All these happen regardless of how strongly I try to coerce the system prompt. We've managed to successfully make models pretty tenacious in problem solving, but that doesn't help much if they're able to cheat on the given problems while convincing themselves³ that they succeeded.

Determystic

Static analysis is a pretty good antidote to this behavior. At its simplest that feedback loop are just tests (pytest) and some linter (ruff). I put these checks by default in a Makefile and then instruct my system prompt to run every time.

I'm very bullish about the long term opportunity of static analysis to improve agents. But that goes beyond flagging things that are technically incorrect. We need to move into flagging things that aren't quite the behavior that we want.

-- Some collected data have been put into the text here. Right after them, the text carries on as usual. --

# CIAM-Group/ComputerVision_Codes

Measured on AMD Instinct MI355X. Metric: frames/sec spatial-extract + per-video TCN latency, Cholec80, 1/2/4/8 GPU, higher is better.
Workload: dtype bf16

## Files before the change

### computervision_codes_amd/_lib.py

```python
from __future__ import annotations

import ctypes as C
import os

import torch

_HERE = os.path.dirname(os.path.abspath(__file__))
LIB_PATH = os.path.join(_HERE, "libmt4hip.so")

MT4_F32 = 0
MT4_BF16 = 1


class ConvDesc(C.Structure):
    _fields_ = [
        ("x", C.c_void_p), ("w", C.c_void_p), ("bias", C.c_void_p), ("residual", C.c_void_p), ("y", C.c_void_p),
        ("out_row_map", C.c_void_p),
        ("B", C.c_int32), ("H", C.c_int32), ("W", C.c_int32), ("Cin", C.c_int32),
        ("Ho", C.c_int32), ("Wo", C.c_int32), ("Cout", C.c_int32),
        ("KH", C.c_int32), ("KW", C.c_int32),
        ("stride_h", C.c_int32), ("stride_w", C.c_int32),
        ("pad_h", C.c_int32), ("pad_w", C.c_int32),
        ("dil_h", C.c_int32), ("dil_w", C.c_int32),
        ("relu", C.c_int32), ("dtype", C.c_int32), ("out_dtype", C.c_int32), ("tile", C.c_int32),
# ... 73 lines not shown
    "mt4_bn_stats_t": (C.c_int, [_vp, _i32, _vp, _vp, _vp, _vp, _vp, C.c_int64, _i32, C.c_float, C.c_float, _vp]),
    "mt4_avgpool1d_rows": (C.c_int, [_vp, _vp, _i32, _i32, _i32, _i32, _i32, _i32, _vp]),
    "mt4_interp_linear_rows": (C.c_int, [_vp, _vp, _i32, _i32, _i32, _i32, _i32, _vp]),
    "mt4_avgpool1d_rows_bwd_f32": (C.c_int, [_vp, _vp, _i32, _i32, _i32, _i32, _i32, _vp]),
    "mt4_interp_linear_rows_bwd_f32": (C.c_int, [_vp, _vp, _i32, _i32, _i32, _i32, _vp]),
    "mt4_bn_apply_sums_f32": (C.c_int, [_vp] * 10 + [C.c_int64, _i32, C.c_float, C.c_float, _i32, _vp]),
    "mt4_bn_apply_sums_t": (C.c_int, [_vp, _i32] + [_vp] * 9 + [C.c_int64, _i32, C.c_float, C.c_float, _i32, _vp]),
    "mt4_bn_apply_t": (C.c_int, [_vp, _i32, _vp, _vp, _vp, _vp, _vp, _vp, C.c_int64, _i32, _i32, _vp]),
    "mt4_bn_backward_t": (C.c_int, [_vp, _vp, _vp, _i32] + [_vp] * 9 + [C.c_int64, _i32, _i32, _vp]),
    "mt4_wgrad_conv2d_bf16": (C.c_int, [_vp, _vp, _vp] + [_i32] * 9 + [_vp]),
    "mt4_maxpool3x3s2_bwd_bf16": (C.c_int, [_vp, _vp, _vp, _i32, _i32, _i32, _i32, _vp]),
    "mt4_avgpool_bwd_bf16": (C.c_int, [_vp, _vp, _i32, _i32, _i32, _vp]),
    "mt4_cast_f32_bf16": (C.c_int, [_vp, _vp, C.c_int64, _vp]),
    "mt4_refresh_weights": (C.c_int, [_vp, _i32, C.c_int64, _vp]),
    "mt4_repack_weight_bf16": (C.c_int, [_vp, _vp, _i32, _i32, _i32, _i32, _vp]),
    "mt4_kd_mix_bwd_f32": (C.c_int, [_vp] * 9 + [_i32, _i32, _vp]),
    "mt4_tcn_conv": (C.c_int, [C.POINTER(TcnDesc), _vp]),
    "mt4_tcn_dilated_residual_layer": (C.c_int, [_vp] * 7 + [_i32] * 5 + [_vp]),
    "mt4_tcn_stage": (C.c_int, [_vp] * 5 + [C.POINTER(_vp)] * 4 + [_i32] * 5 + [_vp]),
    "mt4_bottleneck_packed_bytes": (C.c_int64, [_i32, _i32]),
    "mt4_bottleneck_pack_bf16": (C.c_int, [_vp] * 4 + [_i32, _vp, _vp]),
    "mt4_bottleneck_fused_bf16": (C.c_int, [_vp] * 7 + [_i32] * 5 + [_vp]),
    "mt4_pack_fragments_bf16": (C.c_int, [_vp, _i32, _i32, _vp, _vp]),
    "mt4_chain_gemm_bf16": (C.c_int, [_vp, C.c_int64, C.c_int64, _i32, _vp, _vp, _i32, _vp, _vp, _i32, _vp, _vp, _i32, _vp, _i32, _vp, _vp]),
    "mt4_bottleneck_next_packed_bytes": (C.c_int64, []),
    "mt4_bottleneck_pack_next_bf16": (C.c_int, [_vp, _vp, _vp]),
    "mt4_bottleneck_fused_next_bf16": (C.c_int, [_vp, _vp, _vp, _vp, _vp, _vp, _vp, _vp, _vp, _i32, _i32, _i32, _vp]),
    "mt4_fpn_topdown": (C.c_int, [_vp, _vp, _i32, C.c_int64, _i32, _vp]),
    "mt4_tcn_layer_fused_bf16": (C.c_int, [_vp, _vp, _vp, _vp, _vp, _vp, _i32, _i32, _i32, _i32, _vp]),
    "mt4_tcn_linear_ln_f32": (C.c_int, [_vp, _vp, _vp, _vp, _vp, _vp, _i32, _i32, _i32, C.c_float, _i32, _vp, _vp, _vp]),
    "mt4_tcn_linear_stats_f32": (C.c_int, [_vp, _vp, _vp, _vp, _vp, _i32, _i32, _i32, _i32, _vp, _vp]),
    "mt4_bgemm_f32": (C.c_int, [_vp, _vp, _vp, _i32, _i32, _i32, _i32, _i32, C.POINTER(C.c_int64), C.POINTER(C.c_int64), C.POINTER(C.c_int64),
                                C.c_float, _i32, _vp]),
    "mt4_softmax_rows_f32": (C.c_int, [_vp, C.c_int64, _i32, C.c_float, _vp]),
    "mt4_softmax_bwd_rows_f32": (C.c_int, [_vp, _vp, C.c_int64, _i32, C.c_float, _vp]),
    "mt4_layernorm_bwd_f32": (C.c_int, [_vp, _vp, _vp, _vp, _vp, _vp, C.c_int64, _i32, C.c_float, _i32, _vp]),
    "mt4_gelu_f32": (C.c_int, [_vp, _vp, C.c_int64, _vp]),
    "mt4_gelu_bwd_f32": (C.c_int, [_vp, _vp, _vp, C.c_int64, _vp]),
    "mt4_dwconv1d_k3_bwd_f32": (C.c_int, [_vp, _vp, _vp, _vp, _vp, _vp, _i32, _i32, _i32, _vp]),
    "mt4_gather_rows_f32": (C.c_int, [_vp, _vp, _vp, C.c_int64, _i32, _i32, _i32, _i32, _i32, _vp]),
    "mt4_add_bias_mask_f32": (C.c_int, [_vp, _vp, _vp, _vp, C.c_int64, _i32, _i32, _i32, _vp]),
    "mt4_relpos_table_grad_f32": (C.c_int, [_vp, _vp, _vp, C.c_int64, _i32, _i32, _vp]),
    "mt4_rowscale_add_f32": (C.c_int, [_vp, _vp, _vp, _vp, C.c_int64, _i32, _i32, _vp]),
    "mt4_groupwise_linear_bwd_f32": (C.c_int, [_vp] * 6 + [_i32, _i32, _i32, _vp]),
    "mt4_sum_over_batch_f32": (C.c_int, [_vp, _vp, _i32, C.c_int64, _i32, _vp]),
    "mt4_dropout_mask_f32": (C.c_int, [_vp, C.c_int64, C.c_int64, C.c_int64, C.c_float, _vp]),
    "mt4_axpby_f32": (C.c_int, [_vp, _vp, C.c_int64, C.c_float, C.c_float, _vp]),
# ... 49 lines not shown
```

### computervision_codes_amd/csrc/chain_gemm.hip

```cpp
#include "mt4_common.h"

typedef __bf16 bf16x8_t __attribute__((ext_vector_type(8)));

namespace {

struct ChainK {
    const char* x;
    long long x_ld_bytes;
    const char* w1f;
    const float* b1;
    const char* r1;
    char* y1;
    const char* w2f;
    const float* b2;
    const char* r2;
    char* y2;
    int M, K1, N1, N2, act1, act2;
};

constexpr int BM = 128;
constexpr int CH = 128;
constexpr int PLANE = BM * 128;

__device__ __forceinline__ void act4(float (&v)[4], int a) {
    if (a == 1) {
#pragma unroll
        for (int e = 0; e < 4; ++e) v[e] = fmaxf(v[e], 0.f);
    } else if (a == 2) {
        gelu_erf_n(v);
    }
}

template <int NT2, int NKS1, bool CONV, int NCHUNK>
__global__ __launch_bounds__(512, 2) void chain_gemm_kernel(const ChainK a) {
    extern __shared__ __attribute__((aligned(16))) char smem[];
    const int tid = threadIdx.x, lane = tid & 63;
    const int wave = __builtin_amdgcn_readfirstlane(tid >> 6);
    const int r16 = lane & 15, q = lane >> 4;
    const int m0 = blockIdx.x * BM;
    constexpr int nks1 = NKS1;
    constexpr int ACT1 = CONV ? 1 : 2;
    constexpr int nchunk = NCHUNK;
    const int mlast = a.M - 1;
    char* const Xs = smem;
    char* const Hb = smem + nks1 * PLANE;
    float* const B1s = (float*)(Hb + 4 * PLANE);
    const long long n1b = (long long)a.N1 * 2, n2b = (long long)a.N2 * 2;

    {
        uint4 xv[NKS1 * 2];
#pragma unroll
        for (int i = 0; i < NKS1 * 2; ++i) {
            const int pid = tid + i * 512;
            const int plane = pid >> 10, row = (pid >> 3) & 127, ck = pid & 7;
            xv[i] = *(const uint4*)(a.x + (long long)min(m0 + row, mlast) * a.x_ld_bytes + plane * 128 + ck * 16);
        }
#pragma unroll
        for (int i = 0; i < NKS1 * 2; ++i) {
            const int pid = tid + i * 512;
            const int plane = pid >> 10, row = (pid >> 3) & 127, ck = pid & 7;
            *(uint4*)(Xs + plane * PLANE + row * 128 + ((ck ^ (row & 7)) << 4)) = xv[i];
        }
    }
    struct R4 { uint4 v0, v1, v2, v3; };
    R4 rr;
    auto load_r = [&](int c) __attribute__((always_inline)) -> R4 {
        R4 r;
        const char* base = a.r1 + (long long)(c * CH) * 2;
        auto piece = [&](int i) __attribute__((always_inline)) -> uint4 {
            const int pid = tid + i * 512;
            const int plane = pid >> 10, row = (pid >> 3) & 127, ck = pid & 7;
            return *(const uint4*)(base + (long long)min(m0 + row, mlast) * n1b + plane * 128 + ck * 16);
        };
        r.v0 = piece(0); r.v1 = piece(1); r.v2 = piece(2); r.v3 = piece(3);
        return r;
    };
    auto put_r = [&](int c, const R4& r) __attribute__((always_inline)) {
        char* hb = Hb + (c & 1) * (2 * PLANE);
        auto dst = [&](int i) __attribute__((always_inline)) -> uint4* {
            const int pid = tid + i * 512;
            const int plane = pid >> 10, row = (pid >> 3) & 127, ck = pid & 7;
            return (uint4*)(hb + plane * PLANE + row * 128 + ((ck ^ (row & 7)) << 4));
        };
        *dst(0) = r.v0; *dst(1) = r.v1; *dst(2) = r.v2; *dst(3) = r.v3;
    };
    for (int i = tid; i < nchunk * (CH / 4); i += 512) *(float4*)(B1s + i * 4) = *(const float4*)(a.b1 + i * 4);
    if constexpr (CONV) {
        put_r(0, load_r(0));
        rr = load_r(min(1, nchunk - 1));
    }

    const int f1_stride = (a.K1 >> 5) * 1024;
    const int f2_stride = (a.N1 >> 5) * 1024;
    const char* const w1p = a.w1f + (long long)wave * f1_stride + lane * 16;
    const char* const w2p = a.w2f + (long long)(wave * NT2) * f2_stride + lane * 16;
    uint4 fa1[2 * NKS1];
    auto load_w1 = [&](int c) __attribute__((always_inline)) {
        const char* p = w1p + (long long)c * 8 * f1_stride;
#pragma unroll
        for (int s = 0; s < 2 * NKS1; ++s) fa1[s] = *(const uint4*)(p + s * 1024);
    };
    load_w1(0);

    f32x4 acc2[NT2][8];
#pragma unroll
    for (int t = 0; t < NT2; ++t) {
        const float4 b = *(const float4*)(a.b2 + (wave * NT2 + t) * 16 + q * 4);
#pragma unroll
        for (int j = 0; j < 8; ++j) acc2[t][j] = (f32x4){b.x, b.y, b.z, b.w};
    }
    __syncthreads();

    const int frag_off = r16 * 128;
    const int sw0 = ((0 * 4 + q) ^ (r16 & 7)) << 4, sw1 = ((1 * 4 + q) ^ (r16 & 7)) << 4;
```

What we ideally want is to specify our own rules. And it makes sense to specify these rules in code and not LLMs - since we need some determinism in these lints to return the same results after every pass. Thankfully LLMs are able to generate AST parsing code pretty accurately.

Could we just use LLMs to create deterministic guardrails for themselves? Determystic is a proof of concept to answer that question.

Let's say we want to ensure that our models always use modern Python typehinting and don't use Optional types. Let's say your LLM generated some code that we don't like:

from typing import Optional
from pydantic import BaseModel

class MyModel(BaseModel):
    name: Optional[str] = None
    age: int

def main():
    model = MyModel(name="John", age=30)
    print(model)

if __name__ == "__main__":
    main()

We can describe this explicitly by referencing bad code that the agent just wrote.⁴

uvx determystic new-validator

1. Enter the bad Python code that your Agent generated: var: Optional[int] = None

2. Describe the issues Don't use Optional - use A | None

3. Name your validator Modern typehinting

After this you can run uvx determystic validate and get a full validation of your project based on your new rule:

Custom Validator main.py:6: Use 'T | None' instead of 'Optional[T]' for type hints
     4 | 
     5 | class MyModel(BaseModel):
>>>  6 |     name: Optional[str] = None
     7 |     age: int
     8 |

How it works

Determystic creates validators for your coding conventions, using the AST of your programming language. Running the new-validator CLI will kick off a Claude job to draft an AST validator. The validator will look for this Optional[] pattern and flag an error when it finds one.

To make sure that our AST parser does what we intend it to do, we also have the internal determystic Agent write a series of test cases that will test good and bad behavior. We will iterate on this until our parser passes so we know we'll get better code that you don't have to internally check yourself. All this is stored in a local .determystic hidden folder in your current project that you can introspect.

If this approach catches on, you can also share these validators across projects or across team members. In a pipeline like this I think the shareability of the validators is mission critical.

To make determystic a bit more convenient for all my projects, I also bundled in some default validators that I install on every project these days. ruff for code formatting and ty for type checking. ty is still an an early beta but moving quickly. I imagine once it's released as a stable beta a lot of people are going to move over from pyright and mypy⁵.

The future

As LLMs get better and we put more compute behind RL environments, I think a lot of this will be solved at the model layer. But even then the system prompt makes us rely on natural language to describe what is otherwise a more precise problem.

In the future we might not even look at our code. In these situations it doesn't really matter what your code looks like. But for as long as we need humans interacting with the code that we write - and therefore have opinions about coding style and library utilization - it's still very helpful. I've found it can also result in better code by enforcing some ways of implementing library subclasses that I know will lead to a more efficient end draft.

I'm still in the very early days on this approach. But I'd love some feedback about ergonomics and the unusual coding conventions I'm sure people are going to throw at it. Raise an issue if you have examples of things that aren't working and I'll try to get them fixed.